Michigan's A.G. Declines to Explain Whether State Can Prosecute Those Who Perform Purely 'Private' Marriages

Says plaintiff lacks standing to sue because he's not facing charges.


I am 99 percent sure that this is not what a polyamorous relationship actually looks like.
© Chris Curtis |

Can a state prohibit church leaders (or really, anybody) from "solemnizing" a marriage that is not intended to represent a legal contract for government recognition? If the couple (or more than two, for that matter) don't ever seek the benefits or privileges associated with matrimony, why should the state care?

That question is at the heart of a federal lawsuit filed by Detroit Pastor Neil Patrick Carrick against the state of Michigan. I wrote about his case last week. In short, state law appears to require the solemnization of any marriage to be handled in accordance to state law and be recognized by state law or else it is considered a misdemeanor crime. Carrick is suing, arguing that this is a violation of free speech.

Federal Judge Judith Levy responded to the lawsuit by asking both Carrick's side and the state of Michigan (as represented by Gov. Rick Snyder and Attorney General Bill Schuette) to answer a question: "Do Michigan's laws permitting civil and criminal sanctions of persons who improperly solemnize marriages authorize the State to impose those sanctions when the ceremony is purely private in nature, and not intended to have a legal effect?" Levy ordered both parties to submit their responses by last Friday.

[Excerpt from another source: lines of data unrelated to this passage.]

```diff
@@ -420,6 +424,16 @@
         const int tot = rdl(wave_incl_scan(m), kWave - 1);
         const int tq = q0 + (threadIdx.x & ~(kWave - 1)) + u * kRangeBlock;
         if ((threadIdx.x & (kWave - 1)) == 0 && tq < wp1) tile_tests[tq / kWave] = tot;
+        bt += tot;
+      }
+    }
+    if (blk_tests) {
+      if ((threadIdx.x & (kWave - 1)) == 0) b_part[threadIdx.x / kWave] = bt;
+      __syncthreads();
+      if (threadIdx.x == 0) {
+        long long t = 0;
+        for (int k = 0; k < kRangeBlock / kWave; ++k) t += b_part[k];
+        blk_tests[blockIdx.x] = t;
       }
     }
     return;
@@ -591,7 +605,8 @@
                                                           b.idx_gate, nullptr, b.endkey, b.vals);
       k_ranges<false><<<(ni + kRangeSpan - 1) / kRangeSpan, kRangeBlock, 0, s>>>(
           b.idx4, b.shard, b.n_shards, nullptr, nullptr,
-          TilePrefix{nullptr, nullptr}, b.crange, ni, b.rng_s, b.swin, b.idx_gate, n_chroms, b.tile_tests);
+          TilePrefix{nullptr, nullptr}, b.crange, ni, b.rng_s, b.swin, b.idx_gate, n_chroms, b.tile_tests,
+          b.tile_tests ? b.blk_tests : nullptr);
       return hipGetLastError();
     }
     k_chrom_scatter<true><<<ntl, kTileThreads, 0, s>>>(b.dchrom, b.drec, b.dgate, b.chist, ni, ntl, rounds, b.idx4, b.idx_gate,
diff --git a/fslr_amd/csrc/kernels.hpp b/fslr_amd/csrc/kernels.hpp
--- a/fslr_amd/csrc/kernels.hpp
+++ b/fslr_amd/csrc/kernels.hpp
@@ -62,6 +62,7 @@
   return static_cast<double>(mn) / static_cast<double>(mx) >= ncut;
 }
 
+constexpr int kPlanBlkTiles = 16;
 struct IndexBufs {
   int shard, n_shards;
   const int4* rmeta;
@@ -85,6 +86,7 @@
   int2* rng_s;
   int* swin;
   long long* tile_tests;
+  long long* blk_tests;
   int4* idx4;
   int2* idx_gate;
 };
@@ -130,6 +132,8 @@
 };
 hipError_t launch_query(const QueryArgs& a, int thr_mode, hipStream_t s);
 hipError_t launch_len_bounds(const int4* rmeta, int a0, int a1, double qcut, double ncut, int4* lb, hipStream_t s);
+hipError_t launch_query_prologue(unsigned long long* counters, int nc, int* err, int ne, int* fwd, int* parent, int n,
+                                 const int4* rmeta, double qcut, double ncut, int4* lb, hipStream_t s);
 int query_max_waves();
 
 struct SweepArgs {
@@ -149,6 +153,7 @@
   long long* tile_off;
   long long* tile_tests;
   bool tests_ready;
+  const long long* blk_tests;
   long long* tile_ub;
   unsigned long long* ent_ub;
   long long ub_cap;
diff --git a/fslr_amd/csrc/query.hip b/fslr_amd/csrc/query.hip
--- a/fslr_amd/csrc/query.hip
+++ b/fslr_amd/csrc/query.hip
@@ -50,6 +50,21 @@
     const int4 m = rmeta[a];
     const int2 q = ratio_range(m.z, qcut), n = ratio_range(m.w, ncut);
     lb[a] = make_int4(q.x, q.y, n.x, n.y);
+  }
+}
+
+__global__ void k_query_prologue(unsigned long long* __restrict__ counters, int nc, int* __restrict__ err, int ne,
+                                 int* __restrict__ fwd, int* __restrict__ parent, int n,
+                                 const int4* __restrict__ rmeta, double qcut, double ncut, int4* __restrict__ lb) {
+  const int i = blockIdx.x * blockDim.x + threadIdx.x;
+  if (i < nc) counters[i] = 0ull;
+  if (i < ne) err[i] = 0;
+  for (int k = i; k < n; k += gridDim.x * blockDim.x) {
+    const int4 m = rmeta[k];
+    fwd[k] = 0;
+    if (parent) parent[k] = k;
+    const int2 q = ratio_range(m.z, qcut), r = ratio_range(m.w, ncut);
+    lb[k] = make_int4(q.x, q.y, r.x, r.y);
   }
 }
 
@@ -680,6 +695,13 @@
   return hipGetLastError();
 }
 
+hipError_t launch_query_prologue(unsigned long long* counters, int nc, int* err, int ne, int* fwd, int* parent, int n,
+                                 const int4* rmeta, double qcut, double ncut, int4* lb, hipStream_t s) {
+  const long long work = std::max<long long>(std::max(nc, ne), n);
+  k_query_prologue<<<grid_for(work), 256, 0, s>>>(counters, nc, err, ne, fwd, parent, n, rmeta, qcut, ncut, lb);
+  return hipGetLastError();
+}
+
 hipError_t launch_query(const QueryArgs& a_in, int thr_mode, hipStream_t s) {
   QueryArgs a = a_in;
   const long long span = static_cast<long long>(a.a_end) - a.a_begin;
diff --git a/fslr_amd/csrc/sweep.hip b/fslr_amd/csrc/sweep.hip
--- a/fslr_amd/csrc/sweep.hip
+++ b/fslr_amd/csrc/sweep.hip
@@ -420,6 +420,56 @@
   }
 }
 
+constexpr int kPlanThreads = 1024;
+static_assert(kPlanThreads % kPlanBlkTiles == 0, "a plan block starts on a block sum");
+__global__ __launch_bounds__(kPlanThreads) void k_sweep_plan(const long long* __restrict__ tests,
+                                                             const long long* __restrict__ blk, int nt, int nblk,
+                                                             int nw, long long* __restrict__ ub,
+                                                             int* __restrict__ wlo) {
+  __shared__ long long red[3][kPlanThreads / kWave];
+  const int tid = threadIdx.x, lane = tid & (kWave - 1), w = tid >> 6;
+  const int t = blockIdx.x * kPlanThreads + tid;
+  const long long v = t < nt ? tests[t] : 0, vp = t > 0 && t < nt ? tests[t - 1] : 0;
+  const int b0 = blockIdx.x * (kPlanThreads / kPlanBlkTiles);
+  long long pre = 0, all = 0;
+  for (int k = tid; k < nblk; k += kPlanThreads) {
+    const long long x = blk[k];
+    all += x;
+    pre += k < b0 ? x : 0;
+  }
+  long long inc = v;
+  for (int o = 1; o < kWave; o <<= 1) {
+    const long long y = __shfl_up(inc, o);
+    if (lane >= o) inc += y;
+  }
+  for (int o = 32; o > 0; o >>= 1) {
+    pre += __shfl_xor(pre, o);
+    all += __shfl_xor(all, o);
+  }
+  if (lane == kWave - 1) red[0][w] = inc;
+  if (lane == 0) {
+    red[1][w] = pre;
+    red[2][w] = all;
+  }
+  __syncthreads();
+  long long base = 0, total = static_cast<long long>(nt) * kTileCost;
+  for (int x = 0; x < kPlanThreads / kWave; ++x) {
+    base += red[1][x] + (x < w ? red[0][x] : 0);
+    total += red[2][x];
+  }
+  if (t >= nt) return;
+  const long long u = base + inc - v;
+  ub[t] = u;
+  auto wave_of = [&](long long c) -> int {
+    return total > 0 ? static_cast<int>(min(static_cast<long long>(nw - 1), c * nw / total)) : 0;
+  };
+  const int wt = t == 0 ? 0 : wave_of(u + static_cast<long long>(t) * kTileCost);
+  const int wp = t == 0 ? -1 : wave_of(u - vp + static_cast<long long>(t - 1) * kTileCost);
+  for (int x = wp + 1; x <= wt; ++x) wlo[x] = t;
+  if (t == nt - 1)
+    for (int x = wt + 1; x <= nw; ++x) wlo[x] = nt;
+}
+
 __global__ __launch_bounds__(256) void k_tile_tests(const int* __restrict__ swin, int ni, long long* __restrict__ tests) {
   const int nt = (ni + kWave - 1) / kWave;
   const int lane = lane_id();
@@ -1416,13 +1466,18 @@
 hipError_t launch_sweep_plan(const SweepArgs& a, hipStream_t s) {
   const int nt = tiles_of(a);
   if (nt == 0) return hipSuccess;
+  const int nw = sweep_blocks(nt) * kSwWaves;
+  if (!a.wlo || nw > a.wstat_waves) return hipErrorInvalidValue;
+  if (a.tests_ready && a.blk_tests) {
+    k_sweep_plan<<<(nt + kPlanThreads - 1) / kPlanThreads, kPlanThreads, 0, s>>>(
+        a.tile_tests, a.blk_tests, nt, (nt + kPlanBlkTiles - 1) / kPlanBlkTiles, nw, a.tile_ub, a.wlo);
+    return hipGetLastError();
+  }
   if (!a.tests_ready)
     k_tile_tests<<<grid_for(static_cast<long long>(nt) * kWave, 256, 4096), 256, 0, s>>>(a.swin, a.nq, a.tile_tests);
   size_t tb = a.temp_bytes;
   hipError_t e = hipcub::DeviceScan::ExclusiveSum(a.temp, tb, a.tile_tests, a.tile_ub, nt, s);
   if (e != hipSuccess) return e;
-  const int nw = sweep_blocks(nt) * kSwWaves;
-  if (!a.wlo || nw > a.wstat_waves) return hipErrorInvalidValue;
   k_wave_bounds<<<grid_for(nt, 256, 1024), 256, 0, s>>>(a.tile_ub, a.tile_tests, nt, nw, a.wlo);
   return hipGetLastError();
 }
```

The state of Michigan has opted not to answer the question. At all. Not even a hint. That's because the attorney general's office is trying to get the case dismissed because the plaintiff lacks standing to sue. That is because the state has not charged Carrick with violating the law in the first place: "since the statutes at issue have not been enforced, or even threatened to be enforced, currently or in the future against Plaintiff, he has not suffered the requisite 'injury in fact.'" Therefore, the state argues the court lacks any jurisdiction to hear the case, and it must be dismissed. And therefore the state doesn't actually have to indicate whether it believes the law can be enforced even against private marriages. Furthermore, the brief states that even if the current governor and attorney general gave a response, it would have no legal consequences and would not bind future administrations to any sort of legal interpretations.

A very technical dodge of the question at hand that left Carrick frustrated. He responded via email, "I would [have] lived with a consent order saying they would not apply these laws to religious ceremony participants who had no intention to have them legally recognized as a licensed marriage or like."

But government attorneys are not inclined to declare a tool off-limits unless they're forced (either by courts or circumstances) to do so. Carrick knows this, and that's one of the reason he pursued the lawsuit. As he explained to me last week, and as his lawyers include in his brief, lawyers and courts can use old, seemingly archaic laws to punish folks even though the rules are completely outdated. They noted a child custody case in which Michigan's law against cohabitation, established in 1931, is invoked.

While I am not a lawyer and wouldn't even call myself a legal expert, the lack of standing may be a pretty big legal issue. If a law is not being enforced, it's very tough for citizens to challenge, even if it's still on the books. If nothing else, Carrick may have just guaranteed that they won't try to charge him with violating the law anyway.